Así, eres responsable de haber manchado, al tropezar con la banqueta, la camisa de otro con café, pero es incuestionable el hecho de si ciertamente podrías haberlo evitado; en cambio, esa mancha es tu culpa si venías haciendo malabarismos con el café, mientras traías de la cocina tres platos y dos vasos de agua, a la par que hablabas por teléfono sosteniendo el auricular entre el hombro y la oreja.

4. Ser justo

Es fácil ser bueno, y sencillo, ser duro; lo difícil es ser justo. Dicho lo dicho, es imprescindible, a la hora del juicio y la sentencia, no ser excesivamente riguroso, juzgando que eres responsable hasta de lo que no lo eres, ni disimular tu carga, echándole la culpa a otros, como se suele hacer.

Si te cabe el veredicto de “responsable” y hasta el de “culpable”, tendrás que ser capaz de endilgártelos. Si no te caben, será deseable ser capaz de absolverte.

5. La pena

Después de la sentencia (y no antes), la pena. Si resultara que, después de los cuidados del caso, sales, ante tus ojos, mal parado de tu propio juicio, bueno sería que la condena que te impusieras fuera acorde a la falta.

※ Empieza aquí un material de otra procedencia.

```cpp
#define DI2P_OPTIONS(X) \
    X(CONV_NOSPLIT, "conv_nosplit", "DI2P_CONV_NOSPLIT", 0)                        \
    X(CONV_DEPTH1, "conv_depth1", "DI2P_CONV_DEPTH1", 0)                           \
    X(PW_NOVEC, "pw_novec", "DI2P_PW_NOVEC", 0)                                    \
    X(SOLVER_NOCULL, "solver_nocull", "DI2P_SOLVER_NOCULL", 0)                     \
    X(SOLVER_NOPREFILTER, "solver_noprefilter", "DI2P_SOLVER_NOPREFILTER", 0)      \
    X(SOLVER_TIER_SWEEPS, "solver_tier_sweeps", "DI2P_SOLVER_TIER_SWEEPS", 0)      \
    X(WINO_COB, "wino_cob", "DI2P_WINO_COB", 0)                                    \
    X(CONV_NOWINOGRAD, "conv_nowinograd", "DI2P_CONV_NOWINOGRAD", 0)               \
    X(WINO_KC, "wino_kc", "DI2P_WINO_KC", 0)                                       \
    X(CONV_NOSTEM, "conv_nostem", "DI2P_CONV_NOSTEM", 0)                           \
    X(WINO_REG, "wino_reg", "DI2P_WINO_REG", 0)                                    \
    X(SOLVER_NOCACHE, "solver_nocache", "DI2P_SOLVER_NOCACHE", 0)                  \
    X(SOLVER_PREP_SINGLE, "solver_prep_single", "DI2P_SOLVER_PREP_SINGLE", 0)      \
    X(SOLVER_PREP_BITONIC, "solver_prep_bitonic", "DI2P_SOLVER_PREP_BITONIC", 0)   \
    X(PW_X3, "pw_x3", "DI2P_PW_X3", 1)                                             \
    X(PW_NOCHAIN, "pw_nochain", "DI2P_PW_NOCHAIN", 0)                              \
    X(HEAD_REG, "head_reg", "DI2P_HEAD_REG", 0)                                    \
    X(CONV_S2SCALAR, "conv_s2scalar", "DI2P_CONV_S2SCALAR", 0)                     \
    X(CONV_X3, "conv_x3", "DI2P_CONV_X3", 31)                                      \
    X(CONV_X3_CFG, "conv_x3_cfg", "DI2P_CONV_X3_CFG", -1)                          \
    X(HEAD_X3, "head_x3", "DI2P_HEAD_X3", 1)                                       \
    X(HEAD_X3_TAB, "head_x3_tab", "DI2P_HEAD_X3_TAB", 1)                           \
    X(STEM_X3, "stem_x3", "DI2P_STEM_X3", 1)                                       \
    X(BN_UNFUSED, "bn_unfused", "DI2P_BN_UNFUSED", 0)                              \
    X(PW_X3_PLANES, "pw_x3_planes", "DI2P_PW_X3_PLANES", 1)                        \
    X(CONV_DGRAD_DENSE, "conv_dgrad_dense", "DI2P_CONV_DGRAD_DENSE", 0)            \
    X(RC_TILE64, "rc_tile64", "DI2P_RC_TILE64", 0)
enum Di2pOption {
#define DI2P_OPT_ENUM(ID, NAME, ENV, DEF) DI2P_OPT_##ID,
    DI2P_OPTIONS(DI2P_OPT_ENUM)
#undef DI2P_OPT_ENUM
    DI2P_OPT_COUNT
};
long long di2p_opt(int id);
int di2p_cu_count();
int di2p_allow_dynamic_lds(const void* kernel, size_t bytes, const char* who);
void di2p_pack_a32(const float* Wt, int K, int M, int tiles, int tile_stride, int step_stride, void* Wp, void* stream);
```

deepi2p_amd/csrc/gemm.hip:

```cpp
#include "bf16x3.h"
#include "mfma_tile.h"

#include <stdint.h>
#include <stdlib.h>

namespace {

struct LoaderWt {
    const float* Wt;
    int K, M;
    __device__ __forceinline__ float load(int k, int m) const { return (k < K && m < M) ? Wt[k * M + m] : 0.0f; }
};

struct SrcDev {
    const float* ptr[DI2P_MAX_SRC];
    const int* gidx[DI2P_MAX_SRC];
    long long batch_stride[DI2P_MAX_SRC];
    int row_stride[DI2P_MAX_SRC];
    int c_end[DI2P_MAX_SRC];
    int mode[DI2P_MAX_SRC];
    int group[DI2P_MAX_SRC];
    int n_src;
};
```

La mayoría de las personas se ceban en esta etapa y se castigan en demasía por los errores cometidos, en lugar de aceptar con humildad sus limitaciones y pagar con dignidad los costos de sus errores.

Otras, las menos, caen en el error contrario, disimulando su sentencia y dejando la condena archivada en un cajón, como si pudieran escapar de su propia mirada. Ni tanto ni tan poco. La pena, en todo caso, debe guardar una relación razonable con la falta y esta puede ser tan leve como condenarse a aprender de ese error o tan grave como imponerse la reparación del daño causado o la aconsejable y humilde actitud de disculparse con el otro.

6. El perdón

Después de la condena (y no antes), el perdón. Te equivocas, confundes el camino, apuntas mal y yerras el blanco. Pero no eres mejor ni peor por eso, pues aprendes de tus errores y reparas lo que puedes.

Aceptar tu realidad implica el más doloroso de tus “darte cuenta”: no eres infalible.

Y después... después, lo mejor sería que dejaras salir el mejor de los amores que seas capaz de sentir por ti, y perdonarte.

¿Deberías ser capaz de perdonar todo, por grave y dañina que sea tu conducta? Soy incapaz de contestar esa pregunta, pero cada uno sabe la verdadera gravedad de la falta de la que se acusa.

Y, si no puedes perdonarte, debes aprender a compartir con alguien la pena de tu pena. Un hermano, tu pareja, una amiga, un sacerdote, cualquiera puede servir, hasta un terapeuta, alguien confiable que sea capaz de mostrarte la arista que no has visto para ayudarte a encontrar tu propio perdón.

Abandona el caso

Y después del perdón (y no antes), abandona el caso. Solamente recuerda que, incluso para el más duro de los códigos penales, nadie puede ser juzgado dos veces por la misma falta.